Thanks again for bringing this event to our attention, I look forward to our next meeting.


----------



## welder

It looks like I'm going to have a bunch of new fishing buddies.



I about 6 weeks out from heading your way Tom. I can't wait, were gonna have fun .


----------



## oldflathead

Yes! It will be fun seeing those kids with their first fish. I still do not have any firm dates or teachers for the kids. We will be looking at a Saturday morning session at GLYC or wherever.

Jimmy and I were talking about some sort of an event to raise some bucks to buy the kids BHFR T-Shirts, maybe a swap meet with an entry fee &/or a % going to T-shirts???



















It was that biiiig!

Tom


----------



## Hellcat171

Tom, 

Add two more awesome kids to my "for sure" list !!

Certainly there are more out there...


----------



## bluffman2

keep the kids coming......i may have a few more boats as well.....they will confirm this weekend....


----------



## Hired Hand

Count on me for a boat and gear for thr weekend.


----------



## oldflathead

Thanks Mark. We will be counting on you. I will save space at my dock if you wish.

Just a little over a month to go. How about we open up for donations to buy the kids a BHFR T-shirt? Checks should be made to Grand Lagoon Yacht Club, GLYC. If you cannot go or take your boat out, how about helping turn a kid on to fishing?

The kids from last year are still proudly wearing their shirts according to Glen, the Warrington Methodist Youth Minister.

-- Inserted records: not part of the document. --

extern "C" int sr_noise_bias_act_bwd_dot(float* gx, float* gbias, float* gnoise_w, float* rowdot, const float* gy,
                                         const float* out, const float* noise, const float* noise_w,
                                         const float* bias, float alpha, float scale, int64_t n, int64_t c,
                                         int64_t inner, int64_t noise_bstride, float* scratch,
                                         sr_stream_t stream) {
    if (n < 0 || c < 0 || inner < 0) return SR_EINVAL;
    if (n * c * inner == 0) return SR_OK;
    if (!gx || !gy || !out || !scratch || !rowdot || n * c > 65535 || (noise && !noise_w) || scale == 0.0f ||
        alpha == 0.0f)
        return SR_EINVAL;
    if (!vec_ok(inner, gx, gy, out, noise) || (noise && noise_bstride % 4 != 0)) return SR_EINVAL;
    const int chunks = (int)sr_ceil_div(inner, ECHUNK);
    hipStream_t st = sr_stream(stream);
    float* dot_scratch = scratch + 2 * n * c * (int64_t)chunks;
    float* chan_nw = dot_scratch + n * c * (int64_t)chunks;
    float* dot_partial = chunks == 1 ? rowdot : dot_scratch;
    hipLaunchKernelGGL(k_nba_bwd<true>, dim3(chunks, (unsigned)(n * c)), dim3(EB), 0, st, gx, scratch, gy, out, noise,
                       alpha, scale, (int)c, inner, noise_bstride, chunks, noise_w, bias, 1.0f / scale,
                       1.0f / (alpha * scale), dot_partial);
    if (gbias) {
        hipLaunchKernelGGL(k_nba_finish, dim3((unsigned)c), dim3(64), 0, st, gbias, chan_nw, scratch, n, (int)c, chunks);
        if (noise && gnoise_w)
            hipLaunchKernelGGL(k_nba_finish2, dim3(1), dim3(64), 0, st, gnoise_w, chan_nw, (int)c);
    }
    if (chunks > 1)
        hipLaunchKernelGGL(k_rowdot_finish, dim3((unsigned)(n * c)), dim3(64), 0, st, rowdot, dot_partial, chunks);
    return sr_launch_status();
}

namespace {

constexpr int APIX = EB * 4;

__global__ __launch_bounds__(EB) void k_nba_aff_fwd(float* __restrict__ y, const float* __restrict__ x,
                                                    const float* __restrict__ amap, const float* __restrict__ smap,
                                                    int64_t map_bstride, const float* __restrict__ noise,
                                                    const float* __restrict__ noise_w,
                                                    const float* __restrict__ bias, float alpha, float scale, int c,
                                                    int64_t inner, int64_t noise_bstride, int cgroup) {
    const int64_t b = blockIdx.y;
    const int64_t p = (int64_t)blockIdx.x * APIX + threadIdx.x * 4;
    if (p >= inner) return;
    const int c0 = blockIdx.z * cgroup, c1 = (c0 + cgroup < c) ? c0 + cgroup : c;
    const float4 a = *reinterpret_cast<const float4*>(amap + b * map_bstride + p);
    const float4 sft = *reinterpret_cast<const float4*>(smap + b * map_bstride + p);
    const float nw = noise ? noise_w[0] : 0.0f;
    float4 nz = make_float4(0.f, 0.f, 0.f, 0.f);
    if (noise) nz = *reinterpret_cast<const float4*>(noise + b * noise_bstride + p);
    nz.x *= nw; nz.y *= nw; nz.z *= nw; nz.w *= nw;
    for (int ch = c0; ch < c1; ++ch) {
        const int64_t o = (b * c + ch) * inner + p;
        float4 v = *reinterpret_cast<const float4*>(x + o);
        const float bb = bias ? bias[ch] : 0.0f;
        v.x = v.x * a.x + sft.x; v.y = v.y * a.y + sft.y; v.z = v.z * a.z + sft.z; v.w = v.w * a.w + sft.w;
        if (noise) { v.x += nz.x; v.y += nz.y; v.z += nz.z; v.w += nz.w; }
        v.x += bb; v.y += bb; v.z += bb; v.w += bb;
        float4 r;
        r.x = ((v.x > 0.0f) ? v.x : v.x * alpha) * scale;
        r.y = ((v.y > 0.0f) ? v.y : v.y * alpha) * scale;
        r.z = ((v.z > 0.0f) ? v.z : v.z * alpha) * scale;
        r.w = ((v.w > 0.0f) ? v.w : v.w * alpha) * scale;
        *reinterpret_cast<float4*>(y + o) = r;
    }
}

__global__ __launch_bounds__(EB) void k_nba_aff_bwd(float* __restrict__ gx, float* __restrict__ gamap,
                                                    float* __restrict__ gsmap, float* __restrict__ partial,
                                                    const float* __restrict__ gy, const float* __restrict__ out,
                                                    const float* __restrict__ x, const float* __restrict__ amap,
                                                    int64_t map_bstride, const float* __restrict__ noise,
                                                    float alpha, float scale, int c, int64_t inner,
                                                    int64_t noise_bstride, int chunks, int cgroup,
                                                    int64_t plane) {
    const int64_t b = blockIdx.y;
    const int64_t p = (int64_t)blockIdx.x * APIX + threadIdx.x * 4;
    const bool live = p < inner;
    const int c0 = blockIdx.z * cgroup, c1 = (c0 + cgroup < c) ? c0 + cgroup : c;
    gamap += (int64_t)blockIdx.z * plane;
    gsmap += (int64_t)blockIdx.z * plane;
    const int lane = threadIdx.x & 63, wave = threadIdx.x >> 6;
// ... 506 lines not shown
    }
    const int lane = threadIdx.x & 63, wave = threadIdx.x >> 6;
#pragma unroll
    for (int k = 0; k < CH; ++k)
#pragma unroll
        for (int j = 0; j < N; ++j) {
            const float r = sr_wave_sum(acc[k][j]);
            if (lane == 0) lds[k][j * 4 + wave] = r;
        }
    if (sum_g) {
#pragma unroll
        for (int j = 0; j < N; ++j) {
            const float r = sr_wave_sum(ag[j]);
            if (lane == 0) lds_g[j * 4 + wave] = r;
        }
    }
    __syncthreads();
    if (sum_g && threadIdx.x >= 64 && threadIdx.x < 64 + N) {
        const int j = threadIdx.x - 64;
        gsum[(b * chunks + blockIdx.x) * N + j] = (lds_g[j * 4] + lds_g[j * 4 + 1]) + (lds_g[j * 4 + 2] + lds_g[j * 4 + 3]);
    }
    if (threadIdx.x < CH * N) {
        const int k = threadIdx.x / N, j = threadIdx.x % N;
        const float r = (lds[k][j * 4] + lds[k][j * 4 + 1]) + (lds[k][j * 4 + 2] + lds[k][j * 4 + 3]);
        if (dws) dws[(b * N + j) * C + (row0 + k - b * C)] = r;
        else partial[((row0 + k) * chunks + blockIdx.x) * N + j] = r;
    }
}

__global__ __launch_bounds__(64) void k_smallconv_dw_finish(float* __restrict__ dws,
                                                            const float* __restrict__ partial, int C, int N,
                                                            int chunks, int64_t rows) {
    const int64_t row = blockIdx.x;
    if (row >= rows) return;
    const int64_t b = row / C, c = row % C;
    for (int j = 0; j < N; ++j) {
        float acc = 0.0f;
        for (int i = threadIdx.x; i < chunks; i += 64) acc += partial[(row * chunks + i) * N + j];
        acc = sr_wave_sum(acc);
        if (threadIdx.x == 0) dws[(b * N + j) * C + c] = acc;
    }
}

__global__ __launch_bounds__(64) void k_smallconv_gb_finish(float* __restrict__ gb, const float* __restrict__ gsum, int N,
                                                            int entries) {
    for (int j = 0; j < N; ++j) {
        float acc = 0.0f;
        for (int i = threadIdx.x; i < entries; i += 64) acc += gsum[(int64_t)i * N + j];
        acc = sr_wave_sum(acc);
        if (threadIdx.x == 0) gb[j] = acc;
    }
}

inline bool smallconv_ok(int64_t B, int64_t C, int64_t N, int64_t hw, const void* a, const void* b2) {
    return B > 0 && B <= 65535 && C > 0 && C <= 4096 && N >= 1 && N <= SC_MAXN && hw % 4 == 0 &&
           (((uintptr_t)a | (uintptr_t)b2) & 15) == 0;
}

}

#define SR_SMALLCONV_DISPATCH(KERNEL, ...)                                   \
    switch (N) {                                                             \
        case 1: hipLaunchKernelGGL(KERNEL<1>, __VA_ARGS__); break;           \
        case 2: hipLaunchKernelGGL(KERNEL<2>, __VA_ARGS__); break;           \
        case 3: hipLaunchKernelGGL(KERNEL<3>, __VA_ARGS__); break;           \
        default: hipLaunchKernelGGL(KERNEL<4>, __VA_ARGS__); break;          \
    }

extern "C" int sr_smallconv_fwd(float* out, const float* x, const float* ws, const float* bias, int64_t B,
                                int64_t C, int64_t N, int64_t hw, sr_stream_t stream) {
    if (!out || !x || !ws || !smallconv_ok(B, C, N, hw, out, x)) return SR_EINVAL;
    const int64_t hw4 = hw / 4;
    const dim3 grid((unsigned)sr_ceil_div(hw4, 64), (unsigned)B);
    hipStream_t st = sr_stream(stream);
    const bool wide = sr_ceil_div(hw4, 64) * B < 1024 && C >= 64;
#define SR_SMALLCONV_FWD(NN)                                                                                          \
    if (wide) hipLaunchKernelGGL((k_smallconv_fwd<NN, 16>), grid, dim3(1024), 0, st, out, x, ws, bias, (int)C, hw4);  \
    else hipLaunchKernelGGL((k_smallconv_fwd<NN, 4>), grid, dim3(256), 0, st, out, x, ws, bias, (int)C, hw4);
    switch (N) {
        case 1: SR_SMALLCONV_FWD(1) break;
        case 2: SR_SMALLCONV_FWD(2) break;
        case 3: SR_SMALLCONV_FWD(3) break;
        default: SR_SMALLCONV_FWD(4) break;
    }
#undef SR_SMALLCONV_FWD
    return sr_launch_status();
}

extern "C" int sr_smallconv_dx_add(float* dx, const float* g, const float* ws, const float* addend, int64_t B, int64_t C,
                                   int64_t N, int64_t hw, sr_stream_t stream);

extern "C" int sr_smallconv_dx(float* dx, const float* g, const float* ws, int64_t B, int64_t C, int64_t N,
                               int64_t hw, sr_stream_t stream) {
    return sr_smallconv_dx_add(dx, g, ws, nullptr, B, C, N, hw, stream);
}

extern "C" int sr_smallconv_dx_add(float* dx, const float* g, const float* ws, const float* addend, int64_t B, int64_t C,
                                   int64_t N, int64_t hw, sr_stream_t stream) {
    if (!dx || !g || !ws || !smallconv_ok(B, C, N, hw, dx, g) || ((uintptr_t)addend & 15)) return SR_EINVAL;
    const int64_t hw4 = hw / 4;
    const int64_t wgs = sr_ceil_div(hw4, 256) * B;
    int64_t groups = sr_ceil_div(2048, wgs);
    if (groups > sr_ceil_div(C, 8)) groups = sr_ceil_div(C, 8);
    if (groups < 1) groups = 1;
    const int cgroup = (int)(sr_ceil_div(sr_ceil_div(C, groups), 8) * 8);
    const dim3 grid((unsigned)sr_ceil_div(hw4, 256), (unsigned)B, (unsigned)sr_ceil_div(C, cgroup));
    const size_t lds = (size_t)N * C * sizeof(float);
    hipStream_t st = sr_stream(stream);
    SR_SMALLCONV_DISPATCH(k_smallconv_dx, grid, dim3(256), lds, st, dx, g, ws, (int)C, hw4, addend, cgroup);
    return sr_launch_status();
}

extern "C" int64_t sr_smallconv_dw_scratch_floats(int64_t B, int64_t C, int64_t N, int64_t hw) {
    if (B <= 0 || C <= 0 || N <= 0 || hw <= 0) return 1;
    return B * C * sr_ceil_div(hw, ECHUNK) * N + B * sr_ceil_div(hw, ECHUNK) * N + 1;
}

extern "C" int sr_smallconv_dw_bias(float* dws, float* gb, const float* g, const float* x, int64_t B, int64_t C, int64_t N,
                                    int64_t hw, float* scratch, sr_stream_t stream) {
    if (!dws || !g || !x || !scratch || !smallconv_ok(B, C, N, hw, g, x) || B * C > 65535) return SR_EINVAL;
    const int chunks = (int)sr_ceil_div(hw, ECHUNK);
    hipStream_t st = sr_stream(stream);
    float* direct = chunks == 1 ? dws : nullptr;
    float* gsum = gb ? scratch + B * C * chunks * N : nullptr;
    if (C % 4 == 0) {
        const dim3 grid((unsigned)chunks, (unsigned)(B * C / 4));
        switch (N) {
            case 1: hipLaunchKernelGGL((k_smallconv_dw<1, 4>), grid, dim3(256), 0, st, scratch, g, x, (int)C, hw, chunks, direct, gsum); break;
            case 2: hipLaunchKernelGGL((k_smallconv_dw<2, 4>), grid, dim3(256), 0, st, scratch, g, x, (int)C, hw, chunks, direct, gsum); break;
            case 3: hipLaunchKernelGGL((k_smallconv_dw<3, 4>), grid, dim3(256), 0, st, scratch, g, x, (int)C, hw, chunks, direct, gsum); break;
            default: hipLaunchKernelGGL((k_smallconv_dw<4, 4>), grid, dim3(256), 0, st, scratch, g, x, (int)C, hw, chunks, direct, gsum); break;
        }
    } else {
        const dim3 grid((unsigned)chunks, (unsigned)(B * C));
        switch (N) {
            case 1: hipLaunchKernelGGL((k_smallconv_dw<1, 1>), grid, dim3(256), 0, st, scratch, g, x, (int)C, hw, chunks, direct, gsum); break;
            case 2: hipLaunchKernelGGL((k_smallconv_dw<2, 1>), grid, dim3(256), 0, st, scratch, g, x, (int)C, hw, chunks, direct, gsum); break;
            case 3: hipLaunchKernelGGL((k_smallconv_dw<3, 1>), grid, dim3(256), 0, st, scratch, g, x, (int)C, hw, chunks, direct, gsum); break;
            default: hipLaunchKernelGGL((k_smallconv_dw<4, 1>), grid, dim3(256), 0, st, scratch, g, x, (int)C, hw, chunks, direct, gsum); break;
        }
    }
    if (chunks > 1)
        hipLaunchKernelGGL(k_smallconv_dw_finish, dim3((unsigned)(B * C)), dim3(64), 0, st, dws, scratch, (int)C,
                           (int)N, chunks, B * C);
    if (gb)
        hipLaunchKernelGGL(k_smallconv_gb_finish, dim3(1), dim3(64), 0, st, gb, gsum, (int)N, (int)(B * chunks));
    return sr_launch_status();
}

It would be great if all of the foster home kids Hellcat will be bringing have a Bill Hargreaves Fishing Rodeo T shirt.

Tom


----------



## Hellcat171

Hey Tom,

The words "Fishing? Lets Go Fishing!" were great as spoken through the smile of a group home supervisor today. It seemsthat there arefour fineyoung men in care and two staff that would also like to take place in the BillHargreaves Fishing Tourney for one day. 

I have kids coming from all 4 counties in District 1. 

To everyone who is helping with this event <U>thank you very much</U>.


----------



## oldflathead

It is getting closer to the BHFR, only 23 days to go.

Bill, from DeFuniak Springs is bringing 3 foster boys over for the weekend. They will be staying with us and fishing from "Welder's", Cuz Les Roberts, boat. 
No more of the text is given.